Bug 60977

Summary: Adding Properties create invalid .xlsx file on second write
Product: POI Reporter: therock
Component: XSSFAssignee: POI Developers List <dev>
Status: RESOLVED FIXED    
Severity: normal CC: Uwe.Herrmann
Priority: P2    
Version: 3.15-FINAL   
Target Milestone: ---   
Hardware: PC   
OS: All   
Bug Depends on:    
Bug Blocks: 51971    
Attachments: Example created file
Reproducing testcase, open the resulting files

Description therock 2017-04-12 19:13:40 UTC
Created attachment 34909 [details]
Example created file

When adding a custom property, and invalid .xlsx is created.

using the java code:

try (final XSSFWorkbookworkbook = new XSSFWorkbook()) {
   final POIXMLProperties properties = workbook.getProperties();
   final POIXMLProperties.CustomProperties customProperties = properties.getCustomProperties();
   customProperties.addProperty("Project", project.getName());

   workbook.write(outputStream);

   try (final java.io.FileOutputStream fs = new java.io.FileOutputStream("C:\\temp\\temp.xlsx")) {
      workbook.write(fs);
   }

   
 When you try to open temp.xlsx in Excel, you get a "file is corrupted" warning.
 
 Upon disassembling the .xlsx file, I found the following incorrect custom.xml file in docProps:
 
 <?xml version="1.0" encoding="UTF-8"?>
<Properties xmlns="http://schemas.openxmlformats.org/officeDocument/2006/custom-properties" xmlns:vt="http://schemas.openxmlformats.org/officeDocument/2006/docPropsVTypes"><property pid="2" fmtid="{D5CDD505-2E9C-101B-9397-08002B2CF9AE}" name="Project"><vt:lpwstr>test</vt:lpwstr></property></Properties><?xml version="1.0" encoding="UTF-8"?>
<Properties xmlns="http://schemas.openxmlformats.org/officeDocument/2006/custom-properties" xmlns:vt="http://schemas.openxmlformats.org/officeDocument/2006/docPropsVTypes"><property pid="2" fmtid="{D5CDD505-2E9C-101B-9397-08002B2CF9AE}" name="Project"><vt:lpwstr>test</vt:lpwstr></property></Properties>

Note the file seems to be written twice.
Comment 1 Javen O'Neal 2017-04-13 00:06:16 UTC
> workbook.write(outputStream);
> workbook.write(fs);

Might be because the workbook is being written out twice (which shouldn't be an issue unless the output streams map to the same file).

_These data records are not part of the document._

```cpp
struct GlobalTables {
    const DShade *sh; const DBsdf *bs; const DEmitter *em;
    DEV DShade shade(int i) const { return load_global16(sh + i); }
    DEV DBsdf bsdf(int i) const { return load_global16(bs + i); }
    DEV DEmitter emitter(int i) const { return load_global16(em + i); }
    DEV float emitter_cdf_lo(int i) const { return load_global_f32(&em[i].cdf_lo); }
    DEV DShade emitter_shade(int, const DEmitter &E) const { return shade(E.prim); }
};
struct LdsTables {
    uint32_t shade_off, bsdf_off, emit_off;
    DEV DShade shade(int i) const {
        const float4 *q = reinterpret_cast<const float4 *>(&lds_x[shade_off + (uint32_t) i * 16u]);
        const float4 a = q[0], b = q[1], c = q[2], d = q[3];
        DShade s;
        s.origin[0] = a.x; s.origin[1] = a.y; s.origin[2] = a.z; s.eu[0] = a.w;
        s.eu[1] = b.x; s.eu[2] = b.y; s.ev[0] = b.z; s.ev[1] = b.w;
        s.ev[2] = c.x; s.n[0] = c.y; s.n[1] = c.z; s.n[2] = c.w;
        s.inv_len_eu = d.x; s.bsdf = __float_as_int(d.y); s.emitter = __float_as_int(d.z); s.inv_area = d.w;
        return s;
    }
    DEV DBsdf bsdf(int i) const {
        const float4 *q = reinterpret_cast<const float4 *>(&lds_x[bsdf_off + (uint32_t) i * 12u]);
        const float4 a = q[0], b = q[1], c = q[2];
        DBsdf r;
        r.type = __float_as_int(a.x); r.rgb[0] = a.y; r.rgb[1] = a.z; r.rgb[2] = a.w;
        r.p[0] = b.x; r.p[1] = b.y; r.p[2] = b.z; r.p[3] = b.w;
        r.p[4] = c.x; r.p[5] = c.y; r.p[6] = c.z; r.p[7] = c.w;
        return r;
    }
    DEV DEmitter emitter(int i) const {
        const float4 *q = reinterpret_cast<const float4 *>(&lds_x[emit_off + (uint32_t) i * 8u]);
        const float4 a = q[0], b = q[1];
        DEmitter e;
        e.radiance[0] = a.x; e.radiance[1] = a.y; e.radiance[2] = a.z; e.prim = __float_as_int(a.w);
        e.cdf_lo = b.x; e.cdf_hi = b.y; e.pad[0] = b.z; e.pad[1] = b.w;
        return e;
    }
    DEV float emitter_cdf_lo(int i) const { return lds_x[emit_off + (uint32_t) i * 8u + 4u]; }
    DEV DShade emitter_shade(int, const DEmitter &E) const { return shade(E.prim); }
    DEV int n_emitters(const DParams &P) const { return P.n_emitters; }
};
struct OneLightTables {
    LdsTables L;
    const DParams &P;
    DEV DShade shade(int i) const { return L.shade(i); }
    DEV DBsdf bsdf(int i) const { return L.bsdf(i); }
    DEV DEmitter emitter(int) const { return P.light; }
    DEV float emitter_cdf_lo(int) const { return P.light.cdf_lo; }
    DEV DShade emitter_shade(int, const DEmitter &) const { DShade s = P.light_shade; asm volatile("" : "+s"(s.inv_area)); return s; }
    DEV constexpr int n_emitters(const DParams &) const { return 1; }
};
struct HeldLightTables {
    LdsTables L;
    const DEmitter &E;
    const DShade &S;
    DEV DShade shade(int i) const { return L.shade(i); }
    DEV DBsdf bsdf(int i) const { return L.bsdf(i); }
    DEV DEmitter emitter(int) const { return E; }
    DEV float emitter_cdf_lo(int) const { return E.cdf_lo; }
    DEV DShade emitter_shade(int, const DEmitter &) const { DShade s = S; s.bsdf = __builtin_amdgcn_readfirstlane(s.bsdf); return s; }
    DEV constexpr int n_emitters(const DParams &) const { return 1; }
};
struct MixedTables {
    const DShade *sh;
    LdsTables L;
    DEV DShade shade(int i) const { return load_global16(sh + i); }
    DEV DBsdf bsdf(int i) const { return L.bsdf(i); }
    DEV DEmitter emitter(int i) const { return L.emitter(i); }
    DEV float emitter_cdf_lo(int i) const { return L.emitter_cdf_lo(i); }
    DEV DShade emitter_shade(int ei, const DEmitter &) const { return L.shade(ei); }
};
struct HybridTables {
    const DShade *sh; const DBsdf *bs; const DEmitter *em;
    LdsTables L;
    bool lds;
    DEV DShade shade(int i) const { return load_global16(sh + i); }
    DEV DBsdf bsdf(int i) const { if (lds) return L.bsdf(i); return load_global16(bs + i); }
    DEV DEmitter emitter(int i) const { if (lds) return L.emitter(i); return load_global16(em + i); }
    DEV float emitter_cdf_lo(int i) const { if (lds) return L.emitter_cdf_lo(i); return load_global_f32(&em[i].cdf_lo); }
    DEV DShade emitter_shade(int ei, const DEmitter &E) const { if (lds) return L.shade(ei); return load_global16(sh + E.prim); }
};
DEV uint32_t small_tables_floats(const DParams &P) { return (uint32_t) P.n_emitters * 16u + (uint32_t) P.n_bsdfs * 12u + (uint32_t) P.n_emitters * 8u; }
DEV void stage_bsdfs_emitters(const DParams &P, const LdsTables &T, uint32_t lane) {
    const float *src = reinterpret_cast<const float *>(P.bsdfs);
    for (uint32_t i = lane; i < (uint32_t) P.n_bsdfs * 12u; i += 64u) lds_x[T.bsdf_off + i] = src[i];
    src = reinterpret_cast<const float *>(P.emitters);
    for (uint32_t i = lane; i < (uint32_t) P.n_emitters * 8u; i += 64u) lds_x[T.emit_off + i] = src[i];
    for (uint32_t i = lane; i < (uint32_t) P.n_emitters * 16u; i += 64u) {
        const int prim = P.emitters[i >> 4].prim;
        lds_x[T.shade_off + i] = reinterpret_cast<const float *>(P.shade + prim)[i & 15u];
    }
}
DEV void stage_tables(const DParams &P, const LdsTables &T, uint32_t lane) {
    const float *src = reinterpret_cast<const float *>(P.shade);
    for (uint32_t i = lane; i < (uint32_t) P.n_shade * 16u; i += 64u) lds_x[T.shade_off + i] = src[i];
    src = reinterpret_cast<const float *>(P.bsdfs);
    for (uint32_t i = lane; i < (uint32_t) P.n_bsdfs * 12u; i += 64u) lds_x[T.bsdf_off + i] = src[i];
    src = reinterpret_cast<const float *>(P.emitters);
    for (uint32_t i = lane; i < (uint32_t) P.n_emitters * 8u; i += 64u) lds_x[T.emit_off + i] = src[i];
}

enum { PH_DONE = 0, PH_BEGIN = 1, PH_CLOSEST = 2, PH_SHADOW = 3, PH_IDLE = 4, PH_FLUSH = 5 };

struct PathState {
    f3 o, d;
    float tmin, tmax;
    f3 thr, Li;
    f3 n, s, wi;
    f3 nee;
    f3 bweight;
    float bpdf, beta_eta, eta;
    float bx, by;
    float px, py;
    int phase, depth, bsdf;
    uint32_t k;
// ... 402 lines not shown
    const float v3 = smp.next(min(k0 + 3u, kmax)), v4 = smp.next(min(k0 + 4u, kmax));
    sr.valid = false;
    f3 Li = ps.Li;
    if (ps.shadow_pending && shadow_clear) Li = Li + ps.nee;
    const bool live = ps.phase != PH_FLUSH && hit.prim >= 0;
    const DShade S = T.shade(hit.prim >= 0 ? hit.prim : 0);
    const f3 p = fma3(ld3(S.eu), hit.u, fma3(ld3(S.ev), hit.v, ld3(S.origin)));
    const f3 n = ld3(S.n);
    const f3 s = ld3(S.eu) * S.inv_len_eu;
    const bool hb = ps.has_bounce;
    const f3 thr_b = hb ? ps.thr * ps.bweight : ps.thr;
    const float eta = hb ? ps.eta * ps.beta_eta : ps.eta;
    if (!RARE_EMITTER_HIT || __ballot(live && hb && S.emitter >= 0 && ps.direct_on && ps.non_specular) != 0ull) {
        const DEmitter E = T.emitter(S.emitter >= 0 ? S.emitter : 0);
        const float dn = dot3(ps.d, n);
        const float dr = dot3(ps.d, ps.n);
        float lumPdf = S.inv_area * hit.t * hit.t / fabsf(dn);
        lumPdf *= E.cdf_hi - E.cdf_lo;
        lumPdf = (!ps.bdelta && dr >= 0.f) ? lumPdf : 0.f;
        const float a = ps.bpdf * ps.bpdf, b = lumPdf * lumPdf;
        const f3 Lm = fma3(thr_b * ld3(E.radiance), a / (a + b), Li);
        if constexpr (RARE_EMITTER_HIT) {
            const bool use = (live & hb & (S.emitter >= 0) & ps.direct_on & ps.non_specular) & (dn < 0.f);
            Li = mk3(use ? Lm.x : Li.x, use ? Lm.y : Li.y, use ? Lm.z : Li.z);
        } else
        if (live && hb && S.emitter >= 0 && ps.direct_on && ps.non_specular && dn < 0.f) Li = Lm;
    }
    const bool want_rr = hb && ps.depth >= P.rr_depth;
    const int depth = hb ? ps.depth + 1 : ps.depth;
    const bool direct_on = hb || ps.direct_on;
    const bool at_max = depth >= P.max_depth && P.max_depth > 0;
    const float rr_q = fminf(max3(thr_b) * eta * eta, 0.95f);
    const bool survives = !want_rr || !(v0 >= rr_q);
    const f3 thr = want_rr ? thr_b * (1.f / rr_q) : thr_b;
    const bool go = live && !at_max && survives;
    const f3 t = cross3(n, s);
    const f3 md = -ps.d;
    const f3 wi = mk3(dot3(md, s), dot3(md, t), dot3(md, n));
    const int bsdf = S.bsdf & 0xffffff;
    const DBsdf B = T.bsdf(bsdf);
    const bool want_nee = direct_on && B.type == 0;
    const float sx0 = want_rr ? v1 : v0, sy = want_rr ? v2 : v1;
    const int bpos = (want_rr ? 1 : 0) + (want_nee ? 2 : 0);
    const float bx = bpos == 0 ? v0 : (bpos == 1 ? v1 : (bpos == 2 ? v2 : v3));
    const float by = bpos == 0 ? v1 : (bpos == 1 ? v2 : (bpos == 2 ? v3 : v4));
    int ei = 0;
    for (int i = 1; i < T.n_emitters(P); ++i)
        if (T.emitter_cdf_lo(i) < sx0) ei = i;
    const DEmitter E = T.emitter(ei);
    const float emPdf = E.cdf_hi - E.cdf_lo;
    const float sx = (sx0 - E.cdf_lo) / emPdf;
    const DShade L = T.emitter_shade(ei, E);
    f3 lp;
    if ((L.bsdf >> 24) == PRIM_RECTANGLE) lp = fma3(ld3(L.eu), sx, fma3(ld3(L.ev), sy, ld3(L.origin)));
    else { const float a = sqrtf(fmaxf(0.f, 1.f - sx)); lp = fma3(ld3(L.eu), 1.f - a, fma3(ld3(L.ev), a * sy, ld3(L.origin))); }
    const f3 ln = ld3(L.n);
    const f3 dv = lp - p;
    const float dist2 = dot3(dv, dv), dist = sqrtf(dist2);
    const f3 dd = dv * (1.f / dist);
    const float dln = dot3(dd, ln);
    const float pdf = dln != 0.f ? L.inv_area * dist2 / fabsf(dln) : 0.f;
    const float drl = dot3(dd, n);
    const f3 wo_l = mk3(dot3(dd, s), dot3(dd, t), dot3(dd, n));
    const f3 bsdfVal = ld3(B.rgb) * (INV_PI_F * wo_l.z);
    const float bsdfPdf = INV_PI_F * wo_l.z;
    const float lpdf = pdf * emPdf;
    const float a = lpdf * lpdf, b = bsdfPdf * bsdfPdf;
    const f3 value = ld3(E.radiance) * (1.f / lpdf);
    const f3 c = thr * value * bsdfVal * (a / (a + b));
    const bool nee = go && want_nee && drl >= 0.f && dln < 0.f && pdf != 0.f && wi.z > 0.f && wo_l.z > 0.f && !is_zero3(c);
    const f3 wo = square_to_cosine_hemisphere(bx, by);
    const f3 bweight = ld3(B.rgb);
    const bool bounce = go && B.type == 0 && wi.z > 0.f && !is_zero3(bweight);
    ps.Li = Li;
    ps.k = k0 + ((live && want_rr) ? 1u : 0u) + (go ? (want_nee ? 4u : 2u) : 0u);
    ps.nrays += (nee ? 1u : 0u) + (bounce ? 1u : 0u);
    ps.shadow_pending = nee;
    ps.phase = bounce ? PH_CLOSEST : (nee ? PH_FLUSH : PH_DONE);
    if (!MASKED || nee) {
        ps.nee = c;
        sr.o = p; sr.d = dd;
        sr.tmin = ray_eps_shadow(p);
        sr.tmax = dist * (1.f - SHADOW_EPSILON_F);
        sr.valid = MASKED || nee;
    }
    if (!MASKED || bounce) {
        ps.thr = thr; ps.eta = eta; ps.depth = depth; ps.direct_on = direct_on;
        ps.wi = wi;
        ps.o = p; ps.n = n; ps.s = s;
        ps.bsdf = bsdf;
        ps.bpdf = INV_PI_F * wo.z;
        ps.bweight = bweight;
        ps.beta_eta = 1.f;
        ps.bdelta = false;
        ps.non_specular = true;
        ps.d = fma3(s, wo.x, fma3(t, wo.y, n * wo.z));
        ps.tmin = ray_eps_closest(p);
        ps.tmax = INFINITY;
        ps.has_bounce = true;
    }
}

template <class SamplerT> DEV DSplat eval_path(const DParams &P, SamplerT &smp, uint32_t &nrays, uint32_t &ndims) {
    PathState ps;
    smp.reset_caches();
    path_init(P, ps);
    Hit h{-1, 0.f, 0.f, 0.f};
// ... 16 lines not shown
```

### drmlt-mitsuba_amd/csrc/kernels.hip

```cpp
#include <algorithm>
#include <cstdlib>
#include <cstdio>
#include <type_traits>
#include "device_path.h"

#include "kernel_common.h"
#include "launch_plan.h"

__device__ __attribute__((noinline)) DSplat eval_boot_sample(const DParams &P, uint32_t index, uint32_t &nd) {
    Sampler smp;
    smp.key0 = P.key0; smp.key1 = P.key1; smp.chain = P.boot_stream; smp.major = index;
    smp.mode = SM_BOOT; smp.arr = nullptr;
    uint32_t nr;
    return eval_path(P, smp, nr, nd);
}

__global__ void __launch_bounds__(64) k_bootstrap(DParams P, uint32_t n, float *lum_out) {
    uint32_t i = blockIdx.x * blockDim.x + threadIdx.x;
    if (i >= n) return;
    uint32_t nd;
    DSplat s = eval_boot_sample(P, i, nd);
    lum_out[i] = s.lum;
    if (P.boot_weighted) { normalize_splat(s, P); lum_out[(size_t) n + i] = s.lum; }
}
// ... 821 lines not shown
#pragma unroll
    for (int i = 0; i < 12; ++i) hold_v(H.cam[i]);
#pragma unroll
    for (int i = 0; i < 3; ++i) {
        hold_v(H.light.radiance[i]); hold_v(H.light_shade.origin[i]); hold_v(H.light_shade.eu[i]); hold_v(H.light_shade.ev[i]); hold_v(H.light_shade.n[i]);
    }
    hold_v(H.light.cdf_lo); hold_v(H.light.cdf_hi); hold_v(H.light_shade.inv_area); hold_v(H.light_shade.bsdf);
}
DEV RowSamplerT<RULE_ORBITAL> w2_sampler(uint32_t key0, uint32_t key1) {
    RowSamplerT<RULE_ORBITAL> s;
    s.key0 = key0; s.key1 = key1;
    s.mode = SM_STAGE1; s.type = 2; s.sigma2 = 0.f;
    s.stride = V4_STRIDE;
    s.x_off = s.y_off = s.xyz = 0u;
    return s;
}
template <bool BOX> DEV void w2_film_put_channel(const DParams &P, const float *lut, float px, float py, float v, int ch) {
    if (P.debug & 1) return;
    float posx = px - 0.5f, posy = py - 0.5f;
    int minx = max((int) ceilf(posx - P.filter_radius), 0), miny = max((int) ceilf(posy - P.filter_radius), 0);
    int maxx = min((int) floorf(posx + P.filter_radius), P.width - 1), maxy = min((int) floorf(posy + P.filter_radius), P.height - 1);
    for (int y = miny; y <= maxy; ++y) {
        const int iy = min((int) fabsf(((float) y - posy) * P.filter_scale), 31);
        float wy = BOX ? (iy < 31 ? P.box_weight : 0.f) : lut[iy];
        for (int x = minx; x <= maxx; ++x) {
            const int ix = min((int) fabsf(((float) x - posx) * P.filter_scale), 31);
            float w = (BOX ? (ix < 31 ? P.box_weight : 0.f) : lut[ix]) * wy;
            atomic_add_global_f32(P.film + ((size_t) y * P.width + x) * 3 + ch, w * v);
        }
    }
}
template <bool BOX> DEV void w2_flush_passes(const DParams &P, const V4Lds &L, const float *lut, uint32_t qn, uint32_t lane) {
    const uint32_t s = lane / 3u, ch = lane - 3u * s;
    for (uint32_t base = 0u; base < qn; base += 21u) {
        const uint32_t e = base + s;
        if (e < qn && s < 21u) {
            const float *q = &lds_x[L.q_off + e];
            w2_film_put_channel<BOX>(P, lut, q[0], q[L.qcap], q[(2u + ch) * L.qcap], (int) ch);
        }
    }
}
DEV void w2_flush(const DParams &P, const V4Lds &L, uint32_t &qn, uint32_t lane) {
    float *const lut = &lds_x[L.list_off];
    if (P.box_weight > 0.f) w2_flush_passes<true>(P, L, lut, qn, lane);
    else if (qn) {
        if (lane < 32u) lut[lane] = P.filter_lut[lane];
        w2_flush_passes<false>(P, L, lut, qn, lane);
    }
    qn = 0u;
}

struct W2HeldScene {
    HeldScene S;
    uint32_t counts;
};
struct W2StreamedScene {};
template <class Rec> DEV void w2_hold_rows(Rec &G, const float *c, const float *rz, bool have) {
    float v[12];
#pragma unroll
    for (int k = 0; k < 12; ++k) v[k] = 0.f;
    if (have) {
#pragma unroll
        for (int k = 0; k < 8; ++k) v[k] = c[k];
#pragma unroll
        for (int k = 0; k < 4; ++k) v[8 + k] = rz[k];
    }
#pragma unroll
    for (int k = 0; k < 12; ++k) hold_v(v[k]);
    G.cx = float2v{v[0], v[1]}; G.cy = float2v{v[2], v[3]}; G.cz = float2v{v[4], v[5]}; G.cw = float2v{v[6], v[7]};
    G.z0 = v[8]; G.z1 = v[9]; G.z2 = v[10]; G.z3 = v[11];
}
DEV W2HeldScene w2_held_scene(const DParams &P) {
    W2HeldScene H;
    const uint32_t n_box = (uint32_t) min(max(P.n_box, 0), 3), n_flat = (uint32_t) min(max(P.n_flat_rec, 0), 1);
#pragma unroll
    for (uint32_t i = 0; i < 3u; ++i) {
        BoxRec &G = H.S.box[i];
        const DPrimBox *q = P.prims_box + i;
        w2_hold_rows(G, q->c, q->rz, i < n_box);
        uint32_t f0 = 0u, f1 = 0u, f2 = 0u;
        if (i < n_box) { f0 = q->fw[0]; f1 = q->fw[1]; f2 = q->fw[2]; }
        hold_v(f0); hold_v(f1); hold_v(f2);
        G.f0 = f0; G.f1 = f1; G.f2 = f2;
    }
    FlatRec &F = H.S.flat;
    w2_hold_rows(F, P.prims_flat->c, P.prims_flat->rz, n_flat > 0u);
    int ks = -1;
    if (n_flat > 0u) ks = P.prims_flat->kind_shade;
    hold_v(ks);
    F.ks = ks;
    H.counts = n_box | (n_flat << 8);
    hold_v(H.counts);
    return H;
}
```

Could you try this in the latest trunk build?
Comment 2 therock 2017-04-25 19:00:14 UTC
Ok, I finally had some time to revisit this.  I was calling workbook.write twice, once to write to a memory stream, and again (only in debug) to save to a temp file for validation.

I removed the 2nd call and instead just streamed the byte buffer to the temp file, and it now works properly.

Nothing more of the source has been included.